Topics in NMF model (Frobenius norm):
Topic #0: disney just like characters movies animation best story great animated
Topic #1: elsa anna love hans kristoff princess ice queen prince frozen
Topic #2: coco miguel dead family land death musician pixar tradition grandmother
Topic #3: moana maui zootopia character ocean plot fun heart need ending
Topic #4: simba scar king mufasa lion best father cub nala stampede
Topic #5: mexican pixar born mexico culture make cried saw just family
Topic #6: accurate playing favorite great mermaid following fond food force forced
Topic #7: boring new positive don frankly reviews level play certainly word
Topic #8: daughter dia los frozen muertos walking background happens depth planet
Topic #9: great responsibility lessons learned terrific inspired forget younger childhood cast



> Much like the homework 7 results, I can see that separating the reviews into 4 topics produced a topic model that separated the reviews by movie. While this may have its uses, I still hold firm that a higher number of topics provides more insight into what the reviews are about other than which movie they belong to. The model with 10 topics began to detereriate, in terms of it's feature words' ability to describe what the reviews within that topic are about, at topic #6. 

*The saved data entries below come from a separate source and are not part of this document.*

template <int BN, bool CONV>
__global__ __launch_bounds__(256, 2) void gemm_kernel(const GemmArgs pk) {
  constexpr int NI = BN / 32;
  constexpr int MI = 4;
  constexpr int WROWS = BN / 32;
  __shared__ __attribute__((aligned(16))) bf16_t sX[2][BM * BK];
  __shared__ __attribute__((aligned(16))) bf16_t sW[2][BN * BK];
// ... 374 lines not shown
  a.vhalo = conv ? d->vhalo : 0;
  a.a2 = conv ? nullptr : (const bf16_t*)d->a2; a.lda2 = d->lda2; a.k_split = d->k_split;
  a.a = (const bf16_t*)d->a; a.w = (const bf16_t*)d->w; a.c = d->c;
  a.bias = d->bias; a.rowbias = d->rowbias; a.residual = (const bf16_t*)d->residual; a.vt = (bf16_t*)d->vt;
  a.M = d->M; a.N = d->N; a.K = d->K; a.lda = d->lda; a.ldc = d->ldc; a.ldr = d->ldr; a.ldrb = d->ldrb;
  a.rows_per_batch = d->rows_per_batch; a.flags = d->flags; a.seg = d->seg; a.period = d->period; a.ldvt = d->ldvt;
  a.B = d->B; a.Hin = d->Hin; a.Win = d->Win; a.Cin = d->Cin; a.Hout = d->Hout; a.Wout = d->Wout;
  a.stride = d->stride; a.up = d->up; a.corner_patch = d->corner_patch;
  a.a_batch_rows = d->a_batch_rows; a.a_row_off = d->a_row_off; a.c_batch_rows = d->c_batch_rows; a.c_row_off = d->c_row_off;
  a.gate = d->gate; a.ldg = d->ldg; a.out_scale = d->out_scale;
  a.rms_wq = d->rms_wq; a.rms_wk = d->rms_wk; a.rms_eps = d->rms_eps;
  a.ln_stats = d->ln_stats; a.ln_colsum = d->ln_colsum; a.ln_slabs = d->ln_slabs; a.ln_eps = d->ln_eps; a.stats_out = nullptr;
  a.ln_final = nullptr; a.ln_final_out = nullptr; a.ln_final_cnt = nullptr; a.ln_final_slabs = 0;
  if (d->ln_final) {
    MX_CHECK(!conv && !d->ln_stats && d->ln_colsum && d->n_segs == 0, "gemm: ln_final needs ln_colsum, excludes ln_stats and grouped launches (mx_gemm only)");
    MX_CHECK(!(d->flags & MX_EPI_RMSNORM) && d->a_batch_rows <= 0 && d->c_batch_rows <= 0 && !d->a2 && !d->rowbias && !d->gate && !d->stats_out,
             "gemm: ln_final excludes RMSNORM, the row remaps, the split A operand, per-sample vectors and stats_out");
    MX_CHECK((((uintptr_t)d->ln_final & 15) | ((uintptr_t)d->ln_colsum & 15)) == 0, "gemm: ln_final / ln_colsum must be 16-byte aligned");
    a.ln_final = d->ln_final;
  }
  a.nseg = d->n_segs; a.mt_total = 0;
  const bool grouped = d->n_segs > 0;
  if (d->ln_stats) {
    MX_CHECK(!conv && d->ln_colsum && d->ln_slabs > 0, "gemm: folded LayerNorm needs ln_colsum and ln_slabs > 0 (mx_gemm only)");
    MX_CHECK(!(d->flags & MX_EPI_RMSNORM) && d->a_batch_rows <= 0 && d->c_batch_rows <= 0 && !d->a2, "gemm: folded LayerNorm excludes RMSNORM, the row remaps and the split A operand");
    MX_CHECK((((uintptr_t)d->ln_stats & 15) | ((uintptr_t)d->ln_colsum & 15)) == 0, "gemm: ln_stats / ln_colsum must be 16-byte aligned");
  }
  a.xcd_map = 1;

  if (!conv && d->a2) {
    MX_CHECK(d->k_split > 0 && d->k_split < d->K && d->k_split % BK == 0, "gemm: k_split must be a multiple of 64 inside (0, K)");
    MX_CHECK(d->lda >= d->k_split && d->lda % 8 == 0 && d->lda2 >= d->K - d->k_split && d->lda2 % 8 == 0, "gemm: bad lda / lda2 for the split A operand");
    MX_CHECK(d->a_batch_rows <= 0 && ((uintptr_t)d->a2 & 15) == 0 && rows_of(d) * d->lda2 < 2147483647L, "gemm: split A operand excludes the row remap and needs 16-byte alignment");
  } else if (!conv) {
    MX_CHECK(d->lda >= d->K && d->lda % 8 == 0, "gemm: lda must be >= K and a multiple of 8");
  } else {
    MX_CHECK(d->Cin % BK == 0 && d->K == 9 * d->Cin, "conv3x3: Cin must be a multiple of 64 and K = 9*Cin");
    MX_CHECK(d->stride == 1 || d->stride == 2, "conv3x3: stride must be 1 or 2");
    MX_CHECK(d->up == 0 || d->up == 1, "conv3x3: up must be 0 or 1");
    MX_CHECK(!(d->up && d->stride != 1), "conv3x3: upsample only with stride 1");
    if (!grouped) {
      const int Hv = d->Hin << d->up, Wv = d->Win << d->up;
      MX_CHECK(d->Hout == (Hv + d->stride - 1) / d->stride && d->Wout == (Wv + d->stride - 1) / d->stride,
               "conv3x3: output grid does not match input grid / stride");
      MX_CHECK((long)d->B * d->Hout * d->Wout == d->M, "conv3x3: M != B*Hout*Wout");
    }
    MX_CHECK(2 * d->Cin <= 16384, "conv3x3: Cin > 8192 (the pipelined loader walks a 16 KB zero page for padding taps)");
    MX_CHECK(!(d->flags & MX_EPI_GEGLU), "conv3x3: no GEGLU epilogue");
    MX_CHECK(d->vhalo == 0 || (d->vhalo == 1 && d->corner_patch == 0), "conv3x3: vhalo must be 0 or 1 and excludes the sliced corner rule");
  }
  {
    const void* ptrs[] = {d->a, d->w, d->c, d->bias, d->rowbias, d->residual, d->gate, d->rms_wq, d->rms_wk};
    for (const void* q : ptrs) MX_CHECK(((uintptr_t)q & 15) == 0, "gemm: operand pointers must be 16-byte aligned");
  }
  if (!grouped && (d->rowbias || d->gate || d->a_batch_rows > 0 || d->c_batch_rows > 0 || (d->flags & (MX_EPI_QKV | MX_EPI_RES_BCAST))))
    MX_CHECK(d->rows_per_batch > 0, "gemm: rows_per_batch required");
  if (d->gate) MX_CHECK(d->ldg >= d->N && d->ldg % 4 == 0, "gemm: bad ldg");
  if (!grouped && d->a_batch_rows > 0) MX_CHECK(!conv && d->a_row_off >= 0 && d->a_row_off + d->rows_per_batch <= d->a_batch_rows, "gemm: bad input row remap");
  if (!grouped && d->c_batch_rows > 0) MX_CHECK(d->c_row_off >= 0 && d->c_row_off + d->rows_per_batch <= d->c_batch_rows, "gemm: bad output row remap");
  if (d->rowbias) MX_CHECK(d->ldrb >= d->N && d->ldrb % 4 == 0, "gemm: bad ldrb");
  if (!grouped) {
    const long in_rows = (!conv && d->a_batch_rows > 0) ? (long)(d->M / d->rows_per_batch + 1) * d->a_batch_rows : d->M;
    MX_CHECK(in_rows * (conv ? 1 : d->lda) < 2147483647L, "gemm: operand exceeds 32-bit indexing");
  }
  MX_CHECK((long)d->N * d->K < 2147483647L, "gemm: operand exceeds 32-bit indexing");
  if (d->residual) MX_CHECK(d->ldr >= d->N && d->ldr % 4 == 0, "gemm: bad ldr");
  const bool use128 = (d->N % 128 == 0);
  const TileChoice tc = pick_tile(d, conv);
  tc_out = tc;
  a.splitk = 0; a.sk_ws = nullptr; a.sk_cnt = nullptr;
  if (tc.splitk > 1) {
    SplitKScratch sk;
    MX_CHECK(splitk_scratch((hipStream_t)stream, sk), "gemm: the split-K scratch (96 MB per stream) could not be allocated; set mx_gemm_desc.splitk = 1 to run unsplit");
    a.splitk = tc.splitk; a.sk_ws = sk.ws; a.sk_cnt = sk.cnt;
  }
  if (d->stats_out) {
    MX_CHECK(stats_slabs_of(d, conv, tc) > 0, "gemm: stats_out is not supported for this shape / epilogue (see mx_gemm_stats_slabs)");
    MX_CHECK(((uintptr_t)d->stats_out & 15) == 0, "gemm: stats_out must be 16-byte aligned");
    a.stats_out = d->stats_out;
  }
  a.gn_part = nullptr;
  if (d->gn_part_out) {
    MX_CHECK(!grouped && tc.rows == 256 && tc.bn != 256 && tc.bn != 0 && tc.splitk <= 1, "gemm: gn_part_out needs an ungrouped launch on a 256-row tile (mx_gemm_gn_partials_supported)");
    MX_CHECK(d->flags == 0 && !d->residual && !d->gate && d->out_scale == 0.f && !d->ln_stats && !d->ln_final && d->a_batch_rows <= 0 && d->c_batch_rows <= 0,
             "gemm: gn_part_out needs an epilogue of bias (+ row bias) only");
    MX_CHECK(d->M % 64 == 0 && (!d->rowbias || d->rows_per_batch % 64 == 0) && ((uintptr_t)d->gn_part_out & 15) == 0, "gemm: gn_part_out needs M % 64 == 0, rows_per_batch % 64 == 0 and 16-byte alignment");
    a.gn_part = d->gn_part_out;
  }
  if (d->ln_final_out) {
    MX_CHECK(d->stats_out && d->ln_final_cnt && !grouped && tc.rows == 256 && tc.bn != 256 && tc.bn != 0,
             "gemm: ln_final_out needs stats_out, ln_final_cnt and an ungrouped launch on a 256-row tile (mx_gemm_ln_final_supported)");
    MX_CHECK((((uintptr_t)d->ln_final_out & 15) | ((uintptr_t)d->ln_final_cnt & 3)) == 0, "gemm: ln_final_out must be 16-byte aligned");
    a.ln_final_out = d->ln_final_out; a.ln_final_cnt = d->ln_final_cnt; a.ln_final_slabs = stats_slabs_of(d, conv, tc);
  }
  if (grouped) {
    const int rows = tc.rows > 0 ? tc.rows : BM;
    uintptr_t lo = (uintptr_t)d->segs[0].a;
    int t0 = 0;
    for (int i = 0; i < d->n_segs; ++i) {
      const mx_gemm_seg& g = d->segs[i];
      GemmSeg& o = a.prob[i];
      o.a = (const bf16_t*)g.a; o.a2 = conv ? nullptr : (const bf16_t*)g.a2; o.c = g.c; o.residual = (const bf16_t*)g.residual; o.vt = (bf16_t*)g.vt;
      o.rowbias = g.rowbias; o.gate = g.gate; o.ln_stats = g.ln_stats; o.stats_out = d->stats_out ? g.stats_out : nullptr;
      o.M = g.M; o.tile0 = t0; o.rows_per_batch = g.rows_per_batch; o.ldvt = g.ldvt;
      o.B = g.B; o.Hin = g.Hin; o.Win = g.Win; o.Hout = g.Hout; o.Wout = g.Wout;
      o.a_batch_rows = g.a_batch_rows; o.a_row_off = g.a_row_off; o.c_batch_rows = g.c_batch_rows; o.c_row_off = g.c_row_off;
      t0 += cdiv(g.M, rows);
      lo = std::min(lo, (uintptr_t)g.a);
    }
    a.mt_total = t0;
    a.a = (const bf16_t*)lo;
    a.M = (int)rows_of(d);
  }
  if (d->flags & MX_EPI_GEGLU) {
    MX_CHECK(use128, "gemm: GEGLU needs N % 128 == 0");
    MX_CHECK(!(d->flags & (MX_EPI_QKV | MX_EPI_OUT_F32)) && !d->residual && !d->rowbias && d->out_scale == 0.f, "gemm: GEGLU excludes other epilogues");
    MX_CHECK(d->ldc >= d->N / 2 && d->ldc % 4 == 0, "gemm: bad ldc for GEGLU");
  } else if (d->flags & MX_EPI_QKV) {
    MX_CHECK(d->seg > 0 && d->seg % 64 == 0 && d->period >= 2 && d->N % (d->seg * d->period) == 0, "gemm: bad QKV segments");
    MX_CHECK(d->vt != nullptr, "gemm: QKV needs vt");
    if (!grouped) {
      MX_CHECK(d->ldvt >= MX_VT_LD(d->c_batch_rows > 0 ? d->c_batch_rows : d->rows_per_batch), "gemm: QKV needs ldvt >= MX_VT_LD(keys per batch)");
      MX_CHECK(d->M % d->rows_per_batch == 0, "gemm: QKV needs M % rows_per_batch == 0");
    }
    MX_CHECK(d->ldc >= d->N / d->period * (d->period - 1) && d->ldc % 4 == 0, "gemm: bad ldc for QKV");
    MX_CHECK(!(d->flags & MX_EPI_OUT_F32), "gemm: QKV output is bf16");
    MX_CHECK(!d->rowbias && !d->gate && !d->residual, "gemm: QKV excludes the per-sample vectors and the residual (its V^T segment takes none of them)");
    if (d->flags & MX_EPI_RMSNORM)
      MX_CHECK(d->rms_wq && d->rms_wk && d->period == 3 && d->N % 128 == 0 && !conv, "gemm: RMSNORM needs rms_wq/rms_wk, period 3, N % 128 == 0");
  } else {
    MX_CHECK(d->ldc >= d->N && d->ldc % 4 == 0, "gemm: bad ldc");
  }
  return 0;
}

int gemm_prepare_for_chain(void* stream, const mx_gemm_desc* d, GemmArgs& a, int& bn, int& rows, int& splitk) {
  TileChoice tc;
  if (int rc = prepare(stream, d, false, a, tc)) return rc;
  bn = tc.bn; rows = tc.rows; splitk = tc.splitk;
  return 0;
}

static int launch(void* stream, const mx_gemm_desc* d, bool conv) {
  GemmArgs a;
  TileChoice tc;
  if (int rc = prepare(stream, d, conv, a, tc)) return rc;
  const bool grouped = d->n_segs > 0;
  const bool use128 = (d->N % 128 == 0);
  const int v2bn = tc.bn;
  dim3 block(256);
  hipStream_t s = (hipStream_t)stream;
  if (prof_enabled()) {
    const double kk = conv ? 9.0 * d->Cin : (double)d->K;
    const double Mt = (double)rows_of(d);
    double in_elems = conv ? (double)d->B * d->Hin * d->Win * d->Cin : Mt * d->K;
    if (conv && grouped) { in_elems = 0; for (int i = 0; i < d->n_segs; ++i) in_elems += (double)d->segs[i].B * d->segs[i].Hin * d->segs[i].Win * d->Cin; }
    const double flops = 2.0 * Mt * (double)d->N * kk;
    const double bytes = 2.0 * (in_elems + (double)d->N * d->K + Mt * d->N);
    const int kind = v2bn == 256 ? PROF_GEMM_V3_256 : v2bn ? (conv ? PROF_CONV_V2_160 : PROF_GEMM_V2_160) + (v2bn == 160 ? 0 : 2) : (conv ? PROF_CONV128 : PROF_GEMM128) + (use128 ? 0 : 1);
    prof_begin(s, kind, flops, bytes, (int)Mt, d->N, (int)kk);
  }
  const int mt128 = grouped ? a.mt_total : cdiv(d->M, BM);
  if (d->ln_final) MX_CHECK(v2bn == 256, "gemm: ln_final is the 256 x 256 kernel's form of the folded LayerNorm; this shape does not run there (use ln_stats)");
  const int form = gemm_kernel_of(d, conv, tc);
  MX_CHECK(form >= 0, v2bn == 256 ? "gemm: no 256 x 256 instantiation serves ln_final with this epilogue (GEGLU, QKV or plain bias only)"
                                   : "gemm: no kernel instantiation serves this descriptor");
  if (is_small_m_form(form)) {
    MX_CHECK(launch_small_m(s, a, form) == 0, "gemm: the small-M launcher was handed a form outside its list");
// ... 3 lines not shown
    launch_conv_small_cin(s, a);
  } else if (v2bn == 256) {
    MX_CHECK(launch_v4(s, a, form) == 0, "gemm: no 256 x 256 instantiation serves ln_final with this epilogue (GEGLU, QKV or plain bias only)");
  } else if (v2bn) {
    if (tc.rows == 256) MX_CHECK(launch_v5(s, a, v2bn, tc.rows, form) == 0, "gemm: the 256-row launcher was handed a form outside its list");
    else MX_CHECK(launch_v2(s, a, v2bn, form) == 0, "gemm: the 128-row launcher was handed a form outside its list");
  } else {
    const dim3 grid(mt128, use128 ? d->N / 128 : cdiv(d->N, 64));
    switch (form) {
#define MX_GEN(id, k, targs) case id: hipLaunchKernelGGL((k<MX_FORM_UNPAREN targs>), grid, block, 0, s, a); break;
      MX_GEMM_GENERIC_FORMS(MX_GEN)
#undef MX_GEN
      default: MX_CHECK(false, "gemm: the generic launcher was handed a form outside its list");
    }
  }
  prof_end(s);
  MX_LAUNCH_CHECK();
  return 0;
}

}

From the NMF analysis above, I have found that the best NMF model is the Frobenius norm implemenation with 6 topics. Next, I will perform topic analysis using an LDA model and then compare the results.

#### <a name="LDA-Model"></a>LDA Model

The optimal range for this type of model is 30-50. Since I only have 100 reviews, I will go with a number lower than this and use 6.

In [47]:
n_components = 6
# Use tf (raw term count) features for LDA.
print("Extracting tf features for LDA...")
tf_vectorizer = CountVectorizer(max_df=0.95, min_df=2,
                                max_features=n_features,
                                stop_words=my_stop_words)
t0 = time()
tf = tf_vectorizer.fit_transform(reviews)
print("done in %0.3fs." % (time() - t0))
print()

print("Fitting LDA models with tf features, "
      "n_samples=%d and n_features=%d..."
      % (len(reviews), n_features))
lda = LatentDirichletAllocation(n_components=n_components, max_iter=5,
                                learning_method='online',
                                learning_offset=50.,
                                random_state=0)
t0 = time()
lda.fit(tf)
print("done in %0.3fs." % (time() - t0))

print("\nTopics in LDA model:")
tf_feature_names = tf_vectorizer.get_feature_names()
print_top_words(lda, tf_feature_names, n_top_words)

Extracting tf features for LDA...
done in 0.036s.

Fitting LDA models with tf features, n_samples=100 and n_features=1000...
done in 0.283s.

Topics in LDA model:
Topic #0: simba king lion disney animated scar story animation mufasa father
Topic #1: disney family just moana like little love anna going end
Topic #2: king lion simba scar story mufasa great disney irons really
Topic #3: pixar just make coco inside life say characters time love
Topic #4: elsa disney story like love great just anna characters best
Topic #5: disney just story like love elsa great anna characters movies



> Due to the sparse number of reviews (100), the topics produced by the LDA model did not produce featues which would allow you to identify what the reviews within each topic are about. Another hinderance with this model is the sharing of keywords. Since many of the reviews compare the movie they are the subject of to other movies, the topics tend to blend movies together in terms of features.

## <a name="Conclusion"></a>Conclusion

From the analysis, I found the best approach for topic modeling of the 100 movie reviews from HWs 5 and 7 to be NMF with the Frobenius norm implementation because the features produced were more intuitive and the degredation of features occured more slowly. The optimal number of topics for this sparse data set was foun to be 6. This is due to the features of subsequent topics proviing no insight into the reviews.

In order to produce a greater number of topics / better model, it would be necessary to pull in a greater number of reviews.